Upon graduation, Cazale worked as a cab driver, as he started his theatrical career at the Charles Playhouse, appearing in Hotel Paradiso and Our Town in 1959. Reviewing his performance as George Gibbs in Our Town, critic Jean Pierre Frankenhuis said “[Cazale’s] portrayal is absolutely stupendous, hilarious, touching, thrilling. We found ourselves wishing that there were more scenes with him, such is the enjoyable performance he gives: a comedian of the first order!” Cazale moved to New York City and supported himself as a photographer, while looking for acting work. He made one of his first appearances there in the Equity Library’s production of Sidney Howard’s Paths of Glory.
4. Somme collaborations with John Cazale ?
An Off-Broadway production of Archibald MacLeish’s J.B. by the Equity Library Theatre followed on March 17, 1962, at the Master Theatre. He also acted in a 1962 short movie entitled The American Way, directed by Marvin Starkman.
In 1965, Cazale was part of the National Tour of Lorraine Hansberry’s The Sign in Sidney Brustein’s Window
He worked as a messenger at Standard Oil, where he met Al Pacino, another aspiring actor. Pacino rewhich name is: “When I first saw John, I instantly thought he was so interesting. Everybody was always around him because he had a very congenial way of expressing himself.” In 1966, the two were cast in a play by Israel Horovitz, The Indian Wants the Bronx, playing at the Eugene O’Neill Theatre Center in Waterford, Connecticut. They reprised their acts in 1968 at the Off-Broadway Astor Place Theatre, for which they both won Obie Awards.
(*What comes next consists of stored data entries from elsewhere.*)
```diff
diff --git a/beat_this_amd/pack.py b/beat_this_amd/pack.py
--- a/beat_this_amd/pack.py
+++ b/beat_this_amd/pack.py
@@ -302,6 +302,19 @@
     _x3_stream = PackedModel._x3_stream
 
 
+_f2_epoch = 0
+
+
+F2_ATTNFF32, F2_OUTFF32, F2_ATTNFF64, F2_OUTFF64, F2_ALL = 1, 2, 4, 8, 15
+
+
+def set_fused2_pipeline(mask: int) -> int:
+    global _f2_epoch
+    before = int(_lib.lib().bt_fused2_set_pipeline(int(mask)))
+    _f2_epoch += 1
+    return before
+
+
 class Engine:
 
     def __init__(self, packed: PackedModel):
@@ -313,6 +326,7 @@
         self._ws = collections.OrderedDict()
         self._graphs = collections.OrderedDict()
         self._graph_ws = {}
+        self._graph_epoch = _f2_epoch
         self._a2b_ws = {}
         self._graphs_ok = True
         self.profiling = False
@@ -462,6 +476,9 @@
     def graph_forward(self, B: int, T: int, prec: int):
         if not self._graphs_ok or T != self.GRAPH_T or B > self.GRAPH_MAX_CHUNKS or self.profiling:
             return None
+        if self._graph_epoch != _f2_epoch:
+            self._drop_graphs()
+            self._graph_epoch = _f2_epoch
         stream = torch.cuda.current_stream(self.device)
         key = (stream, B, T, prec)
         e = self._graphs.pop(key, None)
diff --git a/include/beat_this_amd.h b/include/beat_this_amd.h
--- a/include/beat_this_amd.h
+++ b/include/beat_this_amd.h
@@ -278,6 +278,12 @@
 int bt_ff_fused(void* stream, int prec, const bt_pair_weights* w, float* d_x, int64_t M);
 int bt_outff_fused(void* stream, int prec, const bt_pair_weights* w, const void* d_ao, float* d_x, int64_t M, void* d_xb);
 int bt_attnff_fused(void* stream, int prec, const bt_pair_weights* w, const float* d_rope, float* d_x, int64_t M);
+#define BT_F2_ATTNFF32 1
+#define BT_F2_OUTFF32 2
+#define BT_F2_ATTNFF64 4
+#define BT_F2_OUTFF64 8
+#define BT_F2_ALL 15
+int bt_fused2_set_pipeline(int mask);
 int bt_layer_tail(void* stream, const bt_pair_weights* w, int hidden, const void* d_ao, float* d_x, int64_t M, void* d_xb,
                   float* d_ssq_out);
 
```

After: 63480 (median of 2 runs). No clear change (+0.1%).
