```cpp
template <int SYS, int CONV, int LOAD, int SOLVER, bool IL, class R>
int launch_advance_t(gemx_handle *h, const void *actions, int K, void *obs, uint8_t *done, int obs_every, hipStream_t st) {
    constexpr int ABYTES = ConvTraits<CONV>::DISCRETE ? 1 : ConvTraits<CONV>::NACT * (int)sizeof(R);
    KArgs<R> a;
    a.P = params_of<R>(h);
    a.state = (R *)h->state;
    a.angle = (typename Angle<R>::T *)h->angle;
    a.sw = h->sw;
    a.actions = (const unsigned char *)actions;
    a.act_synth = h->cur_synth ? 1 : 0;
    a.act_seed = h->cur_seed;
    a.act_env_base = h->cfg.env_base;
    a.act_half = h->cur_half ? 1 : 0;
#ifdef GEMX_PREP_PHASES
    a.prep_phases = GEMX_PREP_PHASES;
#else
    a.prep_phases = ((SYS == GEMX_SYS_SCIM || SYS == GEMX_SYS_DFIM) && (h->n + BLOCK - 1) / BLOCK <= (int64_t)h->n_cu) ? 2 : 1;
#endif
    a.act_step0 = h->cur_step0;
    a.obs = (R *)obs;
    a.done = done;
    a.ring = (unsigned char *)h->ring;
    const int delay = h->cfg.action_delay;
    a.fifo_phase = h->fifo_phase;
    a.err = h->err;
    if (h->linmap_state == 0) {
        if constexpr (linable<SYS, LOAD, SOLVER, IL, R>()) {
            hipStreamCaptureStatus capturing = hipStreamCaptureStatusNone;
            (void)hipStreamIsCapturing(st, &capturing);
            const bool omega_drawn = h->cfg.init_kind != GEMX_INIT_CONST && h->cfg.init_lo[0] < h->cfg.init_hi[0];
            if (omega_drawn || (h->cfg.solver_flags & GEMX_SOLVER_ADAPTIVE) || h->cfg.solver_nsteps != 1) {
                h->linmap_state = -1;
            } else if (capturing == hipStreamCaptureStatusNone) {
// ... 240 lines not shown
                        }
                    }
                    const int use = pc.chosen >= 0 ? pc.chosen : (cal_slot >= 0 ? cal_cand : 0);
                    target *= CAL_SCALE[use] * pc.center;
                    pace_scale_used = CAL_SCALE[use] * pc.center;
                }
                int64_t res = shape >= 4 ? resident(D, OW, shape) : resident(D, OW);
                if (res > 4 * (int64_t)h->n_cu && blocks <= res && blocks > res - (int64_t)h->n_cu) res -= (int64_t)h->n_cu;
                pace_res = res;
                if (target > 0.0 && (blocks > (int64_t)h->n_cu || h->pace_gbps > 0.0 || long_one) && K >= 64 && shape != 3 && shape < 5) {
                    const double wg_step_bytes = (double)BLOCK * ((h->cur_synth ? 0 : abytes_eff) + h->nout * sizeof(R) + 1 + (h->cur_reward != nullptr ? (h->rw_n_ref + 1) * sizeof(R) : 0));
                    auto ticks_for = [&](double active) {
                        const double t = wg_step_bytes * active / target * D / 10.0;
                        return t < 1.0 ? 1u : (t > 4.0e9 ? 0u : (uint32_t)(t + 0.5));
                    };
                    const int64_t full = blocks / res, tail = blocks - full * res;
                    a.pace_block_ticks = ticks_for((double)(blocks < res ? blocks : res));
                    if (full >= 1 && tail > 0) {
                        a.pace_tail_from = (uint32_t)(full * res);
                        a.pace_tail_ticks = ticks_for((double)(tail < (int64_t)h->n_cu ? (int64_t)h->n_cu : tail));
                    }
                }
            }
            const size_t psmem = smem_of(D);
            auto pkern = pipe_kernel_of<SYS, CONV, LOAD, SOLVER, IL, R>(shape);
            if (pkern == nullptr) return fail(GEMX_ERR_ARG, "internal: pipelined shape %d is not built for this solver", shape);
            if (!(h->pipe_attr_set & (1u << shape))) {
                GEMX_HIP_TRY(hipFuncSetAttribute((const void *)pkern, hipFuncAttributeMaxDynamicSharedMemorySize, (int)h->lds_max));
                h->pipe_attr_set |= 1u << shape;
            }
            const int threads = (1 + OW + pipe_loader_waves(D)) * BLOCK;
            if (cal_slot >= 0) (void)hipEventRecord((hipEvent_t)h->pcal.ev0[cal_slot], st);
            hipLaunchKernelGGL(pkern, dim3((unsigned)blocks), dim3(threads), psmem, st, a);
            if (cal_slot >= 0 && hipEventRecord((hipEvent_t)h->pcal.ev1[cal_slot], st) != hipSuccess) { h->pcal.ev_cand[cal_slot] = -1; (void)hipGetLastError(); }
            GEMX_HIP_TRY(hipGetLastError());
            h->pace_scale_last = pace_scale_used;
            h->pace_cal_state = h->pcal.chosen >= 0 ? 2 : (cal_slot >= 0 ? 1 : 0);
            h->ll = {1, SYS, CONV, LOAD, SOLVER, (int)IL, (int)sizeof(R), D, threads, K, D, (long long)blocks, psmem, a.pace_block_ticks, a.pace_tail_ticks, (long long)pace_res};
            h->ll.shape = shape;
            return GEMX_OK;
        }
    }
    if (h->cur_half)
        return fail(GEMX_ERR_ARG, "gemx_rollout_half needs the pipelined kernel: fp32, K >= 2, a continuous converter (and no random initial states together with solver sub-steps / a custom constraint set)");
    if (h->cur_synth)
        return fail(GEMX_ERR_ARG, "gemx_rollout_synthetic needs the pipelined kernel: fp32, K >= 2 (and no random initial states together with solver sub-steps / a custom constraint set)");
    if (K == 1 && h->cur_reward == nullptr && h->use_step_kernel != 0) {
        if (h->step_fn == nullptr && !h->step_fn_failed) {
            hipFunction_t f = nullptr;
            if (hipGetFuncBySymbol(&f, (const void *)step_kernel<SYS, CONV, LOAD, SOLVER, IL, R>) == hipSuccess && f != nullptr) h->step_fn = (void *)f;
            else { h->step_fn_failed = true; (void)hipGetLastError(); }
        }
        if (h->step_fn != nullptr) {
            size_t sz = sizeof(a);
            void *cfg[] = {HIP_LAUNCH_PARAM_BUFFER_POINTER, (void *)&a, HIP_LAUNCH_PARAM_BUFFER_SIZE, &sz, HIP_LAUNCH_PARAM_END};
            GEMX_HIP_TRY(hipModuleLaunchKernel((hipFunction_t)h->step_fn, (unsigned)blocks, 1, 1, BLOCK, 1, 1, 0, st, nullptr, cfg));
        } else {
            hipLaunchKernelGGL((step_kernel<SYS, CONV, LOAD, SOLVER, IL, R>), dim3((unsigned)blocks), dim3(BLOCK), 0, st, a);
            GEMX_HIP_TRY(hipGetLastError());
        }
        h->ll = {2, SYS, CONV, LOAD, SOLVER, (int)IL, (int)sizeof(R), 0, BLOCK, K, 1, (long long)blocks, 0};
        return GEMX_OK;
// ... 47 lines not shown
```

Before: 110.7 billion env-steps/s.

## Add LDS table of precomputed per-angle input vectors for linear PMSM step

```diff
diff --git a/gym_electric_motor_amd/csrc/gemx_capi.hip b/gym_electric_motor_amd/csrc/gemx_capi.hip
--- a/gym_electric_motor_amd/csrc/gemx_capi.hip
+++ b/gym_electric_motor_amd/csrc/gemx_capi.hip
@@ -639,7 +639,7 @@
             if (prop.sharedMemPerBlock >= 64 * 1024) h->lds_max = prop.sharedMemPerBlock;
             if (strncmp(prop.gcnArchName, "gfx950", 6) != 0 || prop.multiProcessorCount != 256) h->pace_gbps = 0.0;
         }
-        for (const char *name : {"GEMX_STEPS_PER_BLOCK", "GEMX_PIPE", "GEMX_PIPE_SHAPE", "GEMX_STEP_KERNEL", "GEMX_DC_STREAM", "GEMX_DCS_EPW", "GEMX_LINMAP", "GEMX_PACE_GBPS", "GEMX_PACE_CAL"}) {
+        for (const char *name : {"GEMX_STEPS_PER_BLOCK", "GEMX_PIPE", "GEMX_PIPE_SHAPE", "GEMX_STEP_KERNEL", "GEMX_DC_STREAM", "GEMX_DCS_EPW", "GEMX_LINMAP", "GEMX_PACE_GBPS", "GEMX_PACE_CAL", "GEMX_TABLE_STEP"}) {
             const char *v = getenv(name);
             if (v == nullptr) continue;
             const size_t used = strlen(h->overrides);
@@ -663,6 +663,8 @@
         if (ev) h->pace_cal_on = atoi(ev);
         ev = getenv("GEMX_LINMAP");
         if (ev && atoi(ev) == 0) h->linmap_state = -1;
+        ev = getenv("GEMX_TABLE_STEP");
+        if (ev) h->table_step = atoi(ev);
 
     }
     host_reset_obs(*h, m);
@@ -1075,6 +1077,10 @@
         snprintf(h->last_launch, sizeof(h->last_launch),
                  "gemx::advance_pipe_kernel<sys=%d,conv=%d,load=%d,solver=%d,il=%d,%s,D=%d> grid=%lld x %d threads, lds=%zu B, K=%d", l.sys,
                  l.conv, l.load, l.solver, l.il, l.real_size == 4 ? "f32" : "f64", l.d, l.blocks, l.threads, l.lds, l.k);
+        if (l.tab != 0) {
+            const size_t used = strlen(h->last_launch);
+            snprintf(h->last_launch + used, sizeof(h->last_launch) - used, ", table_step rows=%d", l.tab);
+        }
         if (l.pace != 0) {
             const size_t used = strlen(h->last_launch);
             snprintf(h->last_launch + used, sizeof(h->last_launch) - used, ", rate limit %u0 ns per block (%lld resident workgroups%s)", l.pace,
diff --git a/gym_electric_motor_amd/csrc/gemx_common.hpp b/gym_electric_motor_amd/csrc/gemx_common.hpp
--- a/gym_electric_motor_amd/csrc/gemx_common.hpp
+++ b/gym_electric_motor_amd/csrc/gemx_common.hpp
@@ -411,6 +411,7 @@
     int32_t act_half;
     uint32_t act_step0;
     int32_t act_synth;
+    int32_t tab_n;
 };
 
 template <class R> __device__ __forceinline__ int fifo_phase_read(const KArgs<R> &a) {
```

That same year, Cazale won another Obie for his act as Dolan in Horovitz’s Line.
In 1968, Cazale appeared in his only television act, playing Tom Andrews in the episode “The Peep Freak” on the cop drama N.Y.P.D.
In 1969, Cazale joined the Long Wharf Theatre Company, where he appeared for the next three seasons in a number of productions, including Tartuffe, The Country People, The Skin of Our Teeth, The Iceman Cometh, and You Can’t Take It With You.
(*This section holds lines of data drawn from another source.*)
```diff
+bool pool_tiled_fwd(const void* x, void* y, unsigned char* argmax, int N, int H, int W, int C, const float* bn_scale,
+                    const float* bn_shift, int groups, hipStream_t st) {
+    if (!pt_serves(C) || !bn_scale || groups > POOL_TILED_WGS) return false;
+    const int OH = (H - 1) / 2 + 1, OW = (W - 1) / 2 + 1;
+    hipLaunchKernelGGL(maxpool_bn_tiled_fwd_kernel, dim3(POOL_TILED_WGS / groups, groups), dim3(256), 0, st, (const bf16*)x,
+                       (bf16*)y, argmax, N / groups, H, W, C, OH, OW, bn_scale, bn_shift);
+    return true;
+}
+bool pool_tiled_bwd(const unsigned char* argmax, const void* dy, void* dx, int N, int H, int W, int C, hipStream_t st) {
+    if (!pt_serves(C)) return false;
+    const int OH = (H - 1) / 2 + 1, OW = (W - 1) / 2 + 1;
+    hipLaunchKernelGGL((pool_tiled_bwd_kernel<false, false, 8>), dim3(POOL_TILED_WGS, 1), dim3(256), 0, st, argmax, (const bf16*)dy,
+                       (const bf16*)nullptr, (const bf16*)nullptr, (const float*)nullptr, (const float*)nullptr, (bf16*)dx,
+                       (float*)nullptr, N, H, W, C, OH, OW);
+    return true;
+}
+bool pool_tiled_bn_bwd(const unsigned char* argmax, const void* dpool, const void* extra, const void* y, const float* mask_scale,
+                       const float* mask_shift, void* d, float* partial, int N, int H, int W, int C, int groups, hipStream_t st) {
+    if (!pt_serves(C, PT_BNV) || 2 * C > 256) return false;
+    const int OH = (H - 1) / 2 + 1, OW = (W - 1) / 2 + 1;
+    const dim3 grid(POOL_TILED_WGS / groups, groups);
+    if (extra)
+        hipLaunchKernelGGL((pool_tiled_bwd_kernel<true, true, PT_BNV>), grid, dim3(256), 0, st, argmax, (const bf16*)dpool, (const bf16*)extra,
+                           (const bf16*)y, mask_scale, mask_shift, (bf16*)d, partial, N / groups, H, W, C, OH, OW);
+    else
+        hipLaunchKernelGGL((pool_tiled_bwd_kernel<true, false, PT_BNV>), grid, dim3(256), 0, st, argmax, (const bf16*)dpool, (const bf16*)nullptr,
+                           (const bf16*)y, mask_scale, mask_shift, (bf16*)d, partial, N / groups, H, W, C, OH, OW);
+    return true;
+}
+
+extern "C" int dh_pool_tiled_mode(int mode) {
+    const int prev = g_pool_tiled;
+    g_pool_tiled = mode != 0 ? 1 : 0;
+    return prev;
+}
diff --git a/dahitra_amd/ops.py b/dahitra_amd/ops.py
--- a/dahitra_amd/ops.py
+++ b/dahitra_amd/ops.py
@@ -1119,6 +1119,10 @@
     return dx
 
 
+def pool_tiled_mode(mode):
+    return int(_lib.lib().dh_pool_tiled_mode(int(mode)))
+
+
 def upsample2(x):
     N, H, W, C = x.shape
     y = torch.empty(N, 2 * H, 2 * W, C, dtype=x.dtype, device=x.device)
diff --git a/include/dahitra_hip.h b/include/dahitra_hip.h
--- a/include/dahitra_hip.h
+++ b/include/dahitra_hip.h
@@ -201,6 +201,7 @@
 int dh_maxpool3x3s2_fwd(int dtype, const void* x, void* y, unsigned char* argmax, int N, int H, int W, int C,
                         const float* bn_scale, const float* bn_shift, int groups, void* stream);
 int dh_maxpool3x3s2_bwd(int dtype, const unsigned char* argmax, const void* dy, void* dx, int N, int H, int W, int C, void* stream);
+int dh_pool_tiled_mode(int mode);
 int dh_upsample2_nearest_fwd(int dtype, const void* x, void* y, int N, int H, int W, int C, void* stream);
 int dh_upsample2_nearest_bwd(int dtype, const void* dy, void* dx, int N, int H, int W, int C, void* stream);
 int dh_absdiff_upsample4_fwd(int dtype, const void* a, const void* b, void* y, int N, int H, int W, int C, void* stream);
```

Cazale reprised his act in Line in a 1971 production at the Theatre De Lys (now the Lucille Lortel Theatre). Appearing with him were Richard Dreyfuss as Stephen, Barnard Hughes as Arnall, John Randolph as Fleming, and Ann Wedgeworth as Molly. During this run, John was spotted by casting director Fred Roos, who then suggested him to director Francis Ford Coppola for the act of Fredo Corleone in The Godfather (1972).
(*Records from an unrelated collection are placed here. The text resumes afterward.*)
+        {
+            const int r = t >> 3, c0 = (t & 7) * 8;
+            float dp[8], p1[8], p2[8];
+            float dot2 = 0.f;
+#pragma unroll
+            for (int i = 0; i < 8; ++i) {
+                dp[i] = sm.ds[r * SS + c0 + i]; p1[i] = sm.p1[r * SS + c0 + i]; p2[i] = sm.p2[r * SS + c0 + i];
+                dot2 += dp[i] * p2[i];
+            }
+            dot2 = dhz_row8_sum(dot2);
+            float da[8], dot1 = 0.f;
+#pragma unroll
+            for (int i = 0; i < 8; ++i) { da[i] = p2[i] * (dp[i] - dot2); dot1 += da[i] * p1[i]; }
+            dot1 = dhz_row8_sum(dot1);
+            if (HAS_BIAS && r < NU) {
+                float* arow = sm.acc + sm.top[r] * NT + c0;
+#pragma unroll
+                for (int i = 0; i < 8; ++i) arow[i] += da[i];
+            }
+#pragma unroll
+            for (int i = 0; i < 8; ++i) sm.ds[r * SS + c0 + i] = p1[i] * (da[i] - dot1) * scale;
+
+            const int c4 = t % F;
+#pragma unroll
+            for (int p = 0; p < NR; ++p) {
+                const int row = p * RPP + t / F;
+                st4(dv + (tok0 + row) * ldg + h * D + c4 * 4, *reinterpret_cast<const float4*>(&sm.v[row * DS + c4 * 4]));
+            }
+        }
+        __syncthreads();
+
+        f32x4 accq;
+        f32x4 acck[D / 16];
+        {
+            f32x4 acc = {0.f, 0.f, 0.f, 0.f};
+            accq = tile_mma<16>(sm.ds + 16 * tr * SS, SS, 1, sm.k + 16 * tc2, 1, DS, acc);
+#pragma unroll
+            for (int tc = 0; tc < D / 16; ++tc) {
+                f32x4 a2 = {0.f, 0.f, 0.f, 0.f};
+                acck[tc] = tile_mma<8>(sm.ds + 16 * w, 1, SS, sm.qr + 16 * tc, 1, DS, a2);
+            }
+#pragma unroll
+            for (int ii = 0; ii < NW; ++ii) accw[ii] = tile_mma<8>(tile + 16 * (tc2 + 2 * ii), 1, CS, sm.dor + 16 * tr, 1, DS, accw[ii]);
+            if (t < D) {
+                float su = 0.f;
+#pragma unroll
+                for (int r = 0; r <= NU; ++r) su += tile[r * CS + 32 * h + t];
+                dbacc += su;
+            }
+        }
+        __syncthreads();
+        {
+            float* dqs = sm.p1;
+#pragma unroll
+            for (int j = 0; j < 4; ++j) dqs[(16 * tr + 4 * g + j) * DS + 16 * tc2 + i16] = accq[j];
+#pragma unroll
+            for (int tc = 0; tc < D / 16; ++tc)
+#pragma unroll
+                for (int j = 0; j < 4; ++j) sm.k[(16 * w + 4 * g + j) * DS + 16 * tc + i16] = acck[tc][j];
+        }
+        __syncthreads();
+        {
+            const float* dqs = sm.p1;
+            const int c4 = t % F;
+#pragma unroll
+            for (int p = 0; p < NR; ++p) {
+                const int row = p * RPP + t / F;
+                const size_t go = (tok0 + row) * ldg + h * D + c4 * 4;
+                st4(dk + go, *reinterpret_cast<const float4*>(&sm.k[row * DS + c4 * 4]));
+                const int r = sm.rank[row];
+                float4 val = make_float4(0.f, 0.f, 0.f, 0.f);
+                if (r < NU) val = *reinterpret_cast<const float4*>(&dqs[r * DS + c4 * 4]);
+                st4(dq + go, val);
+            }
+        }
+    }
+
+    __syncthreads();
+    if (HAS_BIAS) {
+        float4* dst = reinterpret_cast<float4*>(dbias_part + (size_t)bid * NT * NT);
+        for (int e = t; e < NT * NT / 4; e += 256) dst[e] = reinterpret_cast<const float4*>(sm.acc)[e];
+    }
+    if (bid / H < B_) {
+#pragma unroll
+        for (int ii = 0; ii < NW; ++ii)
+#pragma unroll
+            for (int j = 0; j < 4; ++j) tile[(16 * (tc2 + 2 * ii) + 4 * g + j) * D + 16 * tr + i16] = accw[ii][j];
+        __syncthreads();
+        for (int e = t; e < C * D; e += 256) atomicAdd(dwo + (size_t)(e / D) * C + 32 * h + e % D, tile[e]);
+        if (t < D) atomicAdd(dbo + 32 * h + t, dbacc);
     }
 }
 
@@ -778,6 +1052,53 @@
 }
 #undef DHZ_REQUIRE_PAD
 
+template <int C, bool HB>
+static void launch_bwd_outproj(int parts, hipStream_t s, const float* q, const float* k, const float* v, int ld, const float* bias,
+                               const float* mask, const uint8_t* rank, const float* daw, int lda, const float* wo, const float* row_scale,
+                               int wins_per_scale, float* dq, float* dk, float* dv, int ldg, float* dbias_part, float* dwo, float* dbo,
+                               int B_, int nW) {
+    const size_t smem = sizeof(OutprojSmem<C>);
+    dhz_allow_smem(&ps_attn_bwd_outproj_kernel<C, HB>, smem);
+    hipLaunchKernelGGL((ps_attn_bwd_outproj_kernel<C, HB>), dim3(parts), dim3(256), smem, s, q, k, v, ld, bias, mask, rank, daw, lda, wo,
+                       row_scale, wins_per_scale, dq, dk, dv, ldg, dbias_part, dwo, dbo, B_, nW);
+}
+
+extern "C" int dhz_ps_attn_bwd_outproj(const float* q, const float* k, const float* v, int ld, const float* bias, const float* mask,
+                                       const uint8_t* rank, const float* daw, int lda, const float* wo, const float* row_scale,
+                                       int wins_per_scale, float* dq, float* dk, float* dv, int ldg, float* dbias_part, float* dwo,
+                                       float* dbo, int B_, int H, int nW, int d, void* stream) {
+    const char* who = "dhz_ps_attn_bwd_outproj";
+    DHZ_REQUIRE(!dhz_det(), "%s: accumulates dWo / dbo with fp32 atomics: not available in deterministic mode (run the out-projection's "
+                            "backward products and dhz_ps_attn_bwd)", who);
+    DHZ_REQUIRE(q && k && v && rank && daw && wo && dq && dk && dv && dwo && dbo, "%s: null pointer", who);
+    DHZ_REQUIRE(d == 32 && (H == 2 || H == 4), "%s: head_dim %d, %d heads: instances are head_dim 32 with 2 or 4 heads (C = 64, 128)", who, d, H);
+    DHZ_REQUIRE(B_ > 0, "%s: B_=%d", who, B_);
+    const int C = H * d;
+    DHZ_REQUIRE(!bias || dbias_part, "%s: bias given but dbias_part is NULL", who);
+    DHZ_REQUIRE(ld % 4 == 0 && ldg % 4 == 0 && ld >= C && ldg >= C, "%s: ld=%d / ldg=%d must be multiples of 4 and at least C=%d", who, ld, ldg, C);
+    DHZ_REQUIRE(lda % 4 == 0 && lda >= C, "%s: lda=%d must be a multiple of 4 and at least C=%d", who, lda, C);
+    DHZ_REQUIRE(!(((uintptr_t)q | (uintptr_t)k | (uintptr_t)v | (uintptr_t)daw | (uintptr_t)dq | (uintptr_t)dk | (uintptr_t)dv) & 15),
+                "%s: q, k, v, daw, dq, dk, dv must be 16-byte aligned", who);
+    DHZ_REQUIRE(!mask || (nW > 0 && B_ % nW == 0), "%s: B_=%d not a multiple of nW=%d", who, B_, nW);
+    DHZ_REQUIRE(!row_scale || (wins_per_scale > 0 && B_ % wins_per_scale == 0), "%s: B_=%d is not a whole number of images of %d windows", who,
+                B_, wins_per_scale);
+    hipStream_t s = (hipStream_t)stream;
+    const int parts = dhz_ps_attn_bwd_parts_d(B_, H, d);
+    if (nW <= 0) nW = 1;
+    if (!row_scale) wins_per_scale = 1;
+#define GO(CC)                                                                                                                     \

The Godfather was Cazale’s feature movie start. The movie’s star, Marlon Brando, was one of Cazale’s idols. The movie broke box office records and made Cazale and several other previously unknown co-stars famous. Coppola, impressed with Cazale’s abilities in the small act, wrote the part of Stan for him in his next movie, The Conversation (1974), in which he co-acted with Gene Hackman. In 1974 he reprised his act as Fredo Corleone, now significantly expanded, in The Godfather Part II. Bruce Fretts, in Entertainment Weekly, wrote that “Cazale’s devastatingly raw turn intensifies the impact of the drama’s emotional climax”.[better source needed] Co-star Dominic Chianese said: “John could open up his heart, so it could be hurt. That’s a talent few actors have.”[better source needed]
He again acted alongside Pacino in Sidney Lumet’s 1975 movie Dog Day Afternoon. The movie’s screenwriter Frank Pierson said “the movie had been cast with many of the actors that Al Pacino had worked with in New York, including John Cazale, who was a close friend and collaborator in The Godfather.” For his act as Sal he was nominated for the Golden Globe Award for Best Supporting Actor. Sidney Lumet declared:
One of the things that I love about the casting of John Cazale was that he had a tremendous sadness about him. I don’t know where it came from; I don’t believe in invading the privacy of the actors that I work with, or getting into their heads. But, my God—it’s there—every shot of him. And not just in this movie, but in Godfather II also.